[Listed entries Boundary: Start]
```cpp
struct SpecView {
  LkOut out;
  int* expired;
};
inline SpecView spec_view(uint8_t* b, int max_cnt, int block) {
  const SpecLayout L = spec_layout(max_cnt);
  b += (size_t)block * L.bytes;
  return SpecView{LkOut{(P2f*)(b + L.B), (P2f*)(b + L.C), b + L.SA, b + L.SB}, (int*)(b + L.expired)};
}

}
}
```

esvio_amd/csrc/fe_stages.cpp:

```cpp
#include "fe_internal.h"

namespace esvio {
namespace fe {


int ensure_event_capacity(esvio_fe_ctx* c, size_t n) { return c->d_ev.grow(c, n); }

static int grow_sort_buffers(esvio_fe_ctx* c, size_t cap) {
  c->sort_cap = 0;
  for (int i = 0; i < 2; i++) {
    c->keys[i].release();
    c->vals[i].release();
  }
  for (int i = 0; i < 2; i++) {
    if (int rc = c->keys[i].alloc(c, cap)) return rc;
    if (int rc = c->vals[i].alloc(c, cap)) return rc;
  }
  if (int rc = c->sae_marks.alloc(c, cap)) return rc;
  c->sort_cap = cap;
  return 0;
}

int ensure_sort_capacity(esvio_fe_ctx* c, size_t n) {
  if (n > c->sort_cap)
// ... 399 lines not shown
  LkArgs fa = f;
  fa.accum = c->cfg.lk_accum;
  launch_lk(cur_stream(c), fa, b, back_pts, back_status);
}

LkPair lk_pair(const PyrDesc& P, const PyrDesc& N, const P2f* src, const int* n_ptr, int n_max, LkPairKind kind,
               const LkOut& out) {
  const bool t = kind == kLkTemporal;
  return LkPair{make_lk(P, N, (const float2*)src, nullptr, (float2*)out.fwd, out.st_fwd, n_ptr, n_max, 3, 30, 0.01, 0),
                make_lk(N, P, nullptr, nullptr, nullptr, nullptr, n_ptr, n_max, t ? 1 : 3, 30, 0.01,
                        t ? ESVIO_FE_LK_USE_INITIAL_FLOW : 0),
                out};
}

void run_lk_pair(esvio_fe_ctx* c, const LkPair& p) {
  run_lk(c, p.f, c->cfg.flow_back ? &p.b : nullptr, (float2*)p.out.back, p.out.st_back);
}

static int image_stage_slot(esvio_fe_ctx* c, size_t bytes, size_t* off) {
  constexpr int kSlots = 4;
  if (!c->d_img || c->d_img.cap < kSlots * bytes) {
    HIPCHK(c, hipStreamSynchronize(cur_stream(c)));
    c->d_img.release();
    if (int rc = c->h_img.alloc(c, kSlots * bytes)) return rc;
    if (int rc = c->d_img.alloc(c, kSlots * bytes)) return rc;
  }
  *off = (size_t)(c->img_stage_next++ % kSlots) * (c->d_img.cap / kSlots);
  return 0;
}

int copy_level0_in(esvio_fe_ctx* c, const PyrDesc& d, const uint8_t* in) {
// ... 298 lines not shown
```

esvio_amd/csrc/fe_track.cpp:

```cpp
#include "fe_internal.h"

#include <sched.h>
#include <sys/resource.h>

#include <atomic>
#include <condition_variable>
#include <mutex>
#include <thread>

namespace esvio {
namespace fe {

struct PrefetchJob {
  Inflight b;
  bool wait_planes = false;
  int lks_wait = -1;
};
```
[Listed entries Boundary: End]
[Listed entries Boundary: Start]
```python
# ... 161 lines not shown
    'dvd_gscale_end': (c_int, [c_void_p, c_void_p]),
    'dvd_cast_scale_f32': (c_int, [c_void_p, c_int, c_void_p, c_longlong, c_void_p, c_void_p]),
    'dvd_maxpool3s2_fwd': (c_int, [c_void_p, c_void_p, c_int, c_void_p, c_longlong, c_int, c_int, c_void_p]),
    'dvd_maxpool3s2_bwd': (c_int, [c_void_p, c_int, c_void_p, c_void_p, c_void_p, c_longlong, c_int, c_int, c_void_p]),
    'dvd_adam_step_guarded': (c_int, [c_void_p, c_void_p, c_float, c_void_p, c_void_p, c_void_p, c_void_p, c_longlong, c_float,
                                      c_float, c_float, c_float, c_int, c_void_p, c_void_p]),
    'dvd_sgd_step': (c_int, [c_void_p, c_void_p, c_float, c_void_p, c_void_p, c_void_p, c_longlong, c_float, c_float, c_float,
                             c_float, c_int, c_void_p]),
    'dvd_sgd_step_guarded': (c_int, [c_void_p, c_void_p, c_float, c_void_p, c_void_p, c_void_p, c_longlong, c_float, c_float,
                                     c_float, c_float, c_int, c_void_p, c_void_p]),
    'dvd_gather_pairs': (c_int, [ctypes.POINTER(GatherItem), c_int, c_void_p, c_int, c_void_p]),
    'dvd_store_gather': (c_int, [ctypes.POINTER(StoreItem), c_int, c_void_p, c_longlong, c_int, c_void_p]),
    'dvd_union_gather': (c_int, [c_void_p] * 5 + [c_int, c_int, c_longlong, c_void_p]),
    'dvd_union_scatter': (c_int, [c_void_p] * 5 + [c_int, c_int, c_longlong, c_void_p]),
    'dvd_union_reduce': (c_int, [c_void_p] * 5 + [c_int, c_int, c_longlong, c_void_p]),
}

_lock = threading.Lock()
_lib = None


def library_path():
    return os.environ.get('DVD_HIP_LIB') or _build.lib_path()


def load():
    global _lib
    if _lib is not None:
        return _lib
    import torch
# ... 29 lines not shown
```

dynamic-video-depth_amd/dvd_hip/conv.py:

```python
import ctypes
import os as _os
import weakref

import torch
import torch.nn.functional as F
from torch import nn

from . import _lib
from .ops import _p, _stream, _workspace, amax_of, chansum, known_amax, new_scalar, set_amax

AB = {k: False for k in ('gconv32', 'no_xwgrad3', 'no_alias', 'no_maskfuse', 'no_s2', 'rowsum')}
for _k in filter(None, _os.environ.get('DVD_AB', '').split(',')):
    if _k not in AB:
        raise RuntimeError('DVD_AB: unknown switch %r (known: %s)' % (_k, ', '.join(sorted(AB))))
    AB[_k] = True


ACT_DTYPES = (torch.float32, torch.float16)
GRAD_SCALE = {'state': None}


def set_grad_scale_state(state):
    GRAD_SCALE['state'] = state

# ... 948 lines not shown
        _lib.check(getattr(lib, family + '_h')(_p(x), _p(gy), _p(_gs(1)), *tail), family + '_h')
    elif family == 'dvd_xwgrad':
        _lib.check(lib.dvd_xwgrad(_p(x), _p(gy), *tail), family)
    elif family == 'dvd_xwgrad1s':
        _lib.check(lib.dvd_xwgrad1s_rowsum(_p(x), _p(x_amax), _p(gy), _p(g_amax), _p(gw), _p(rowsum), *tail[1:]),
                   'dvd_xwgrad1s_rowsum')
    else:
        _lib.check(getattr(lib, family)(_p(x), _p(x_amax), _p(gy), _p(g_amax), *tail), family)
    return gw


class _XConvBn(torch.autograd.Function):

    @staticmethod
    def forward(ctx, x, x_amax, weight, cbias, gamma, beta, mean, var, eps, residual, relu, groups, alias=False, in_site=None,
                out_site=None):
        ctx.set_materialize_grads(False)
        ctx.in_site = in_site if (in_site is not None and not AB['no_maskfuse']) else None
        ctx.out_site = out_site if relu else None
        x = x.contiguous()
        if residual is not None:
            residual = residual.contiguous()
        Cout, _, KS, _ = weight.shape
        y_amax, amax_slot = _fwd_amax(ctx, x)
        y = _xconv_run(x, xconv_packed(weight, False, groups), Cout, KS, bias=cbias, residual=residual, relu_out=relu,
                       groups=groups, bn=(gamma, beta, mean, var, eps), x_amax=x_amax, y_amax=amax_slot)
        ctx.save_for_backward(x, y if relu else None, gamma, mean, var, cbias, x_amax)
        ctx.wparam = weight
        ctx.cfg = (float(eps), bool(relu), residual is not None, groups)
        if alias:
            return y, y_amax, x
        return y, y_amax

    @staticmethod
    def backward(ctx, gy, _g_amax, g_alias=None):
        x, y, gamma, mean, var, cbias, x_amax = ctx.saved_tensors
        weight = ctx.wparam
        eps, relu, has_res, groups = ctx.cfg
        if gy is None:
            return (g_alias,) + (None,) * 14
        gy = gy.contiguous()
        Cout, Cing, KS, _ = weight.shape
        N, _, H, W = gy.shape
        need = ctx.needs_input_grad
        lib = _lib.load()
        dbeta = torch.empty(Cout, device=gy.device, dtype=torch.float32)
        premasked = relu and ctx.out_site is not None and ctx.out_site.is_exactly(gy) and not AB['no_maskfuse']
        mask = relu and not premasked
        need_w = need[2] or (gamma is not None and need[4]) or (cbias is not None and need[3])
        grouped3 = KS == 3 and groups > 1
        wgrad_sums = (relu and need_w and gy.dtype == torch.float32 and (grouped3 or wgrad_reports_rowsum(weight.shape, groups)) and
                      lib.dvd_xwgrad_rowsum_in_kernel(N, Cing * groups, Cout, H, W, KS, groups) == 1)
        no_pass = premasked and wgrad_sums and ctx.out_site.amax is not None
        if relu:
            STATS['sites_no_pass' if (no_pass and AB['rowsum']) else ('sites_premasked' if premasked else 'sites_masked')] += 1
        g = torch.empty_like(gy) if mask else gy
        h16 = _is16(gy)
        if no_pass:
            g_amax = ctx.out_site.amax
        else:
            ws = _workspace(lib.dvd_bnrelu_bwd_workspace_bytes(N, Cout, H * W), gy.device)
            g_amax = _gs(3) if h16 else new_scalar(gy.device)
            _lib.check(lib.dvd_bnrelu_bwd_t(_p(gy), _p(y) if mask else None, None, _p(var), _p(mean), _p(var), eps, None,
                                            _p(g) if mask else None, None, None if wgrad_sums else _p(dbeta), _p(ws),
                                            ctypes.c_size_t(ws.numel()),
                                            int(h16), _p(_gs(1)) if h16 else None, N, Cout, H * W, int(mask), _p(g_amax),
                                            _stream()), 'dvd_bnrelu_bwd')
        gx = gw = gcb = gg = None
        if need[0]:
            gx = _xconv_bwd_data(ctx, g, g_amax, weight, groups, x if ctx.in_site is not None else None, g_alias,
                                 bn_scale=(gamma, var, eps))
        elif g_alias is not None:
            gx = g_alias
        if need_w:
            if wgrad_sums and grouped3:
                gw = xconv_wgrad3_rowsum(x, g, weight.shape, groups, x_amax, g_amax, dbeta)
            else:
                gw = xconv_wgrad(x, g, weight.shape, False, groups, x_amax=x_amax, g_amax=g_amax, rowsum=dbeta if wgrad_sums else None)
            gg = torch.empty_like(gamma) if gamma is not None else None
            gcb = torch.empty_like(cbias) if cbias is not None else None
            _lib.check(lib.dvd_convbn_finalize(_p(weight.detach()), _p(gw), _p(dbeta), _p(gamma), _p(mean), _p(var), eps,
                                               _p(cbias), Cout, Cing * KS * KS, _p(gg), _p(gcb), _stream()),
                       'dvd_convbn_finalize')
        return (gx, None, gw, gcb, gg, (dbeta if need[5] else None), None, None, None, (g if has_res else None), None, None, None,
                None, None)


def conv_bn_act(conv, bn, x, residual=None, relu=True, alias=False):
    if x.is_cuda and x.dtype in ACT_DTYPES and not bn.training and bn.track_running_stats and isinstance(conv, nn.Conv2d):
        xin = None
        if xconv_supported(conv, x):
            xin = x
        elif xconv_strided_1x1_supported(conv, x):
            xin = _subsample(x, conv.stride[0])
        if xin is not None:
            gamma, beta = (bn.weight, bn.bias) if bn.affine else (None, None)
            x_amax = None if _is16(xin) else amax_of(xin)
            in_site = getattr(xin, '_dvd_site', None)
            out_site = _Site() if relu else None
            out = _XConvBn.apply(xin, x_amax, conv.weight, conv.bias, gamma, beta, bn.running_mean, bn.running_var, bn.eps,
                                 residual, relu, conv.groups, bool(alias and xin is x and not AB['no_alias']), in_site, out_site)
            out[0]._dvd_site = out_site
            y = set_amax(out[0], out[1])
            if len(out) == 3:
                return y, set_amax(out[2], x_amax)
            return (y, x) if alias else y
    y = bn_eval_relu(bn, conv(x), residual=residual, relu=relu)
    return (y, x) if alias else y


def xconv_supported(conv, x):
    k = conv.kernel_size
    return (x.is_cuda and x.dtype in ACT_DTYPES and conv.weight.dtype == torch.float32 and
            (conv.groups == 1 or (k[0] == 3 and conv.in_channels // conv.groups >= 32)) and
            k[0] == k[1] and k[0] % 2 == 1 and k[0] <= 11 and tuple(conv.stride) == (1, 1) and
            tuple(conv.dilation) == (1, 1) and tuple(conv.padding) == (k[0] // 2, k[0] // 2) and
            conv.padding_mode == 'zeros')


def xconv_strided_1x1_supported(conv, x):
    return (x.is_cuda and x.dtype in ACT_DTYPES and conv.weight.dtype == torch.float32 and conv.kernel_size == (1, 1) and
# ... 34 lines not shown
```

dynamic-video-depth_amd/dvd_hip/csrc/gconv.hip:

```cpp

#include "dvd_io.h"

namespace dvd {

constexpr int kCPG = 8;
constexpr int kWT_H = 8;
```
[Listed entries Boundary: End]
To do | Find how many lines in the entries include the string "True", and state only the number.

Expected answer | 2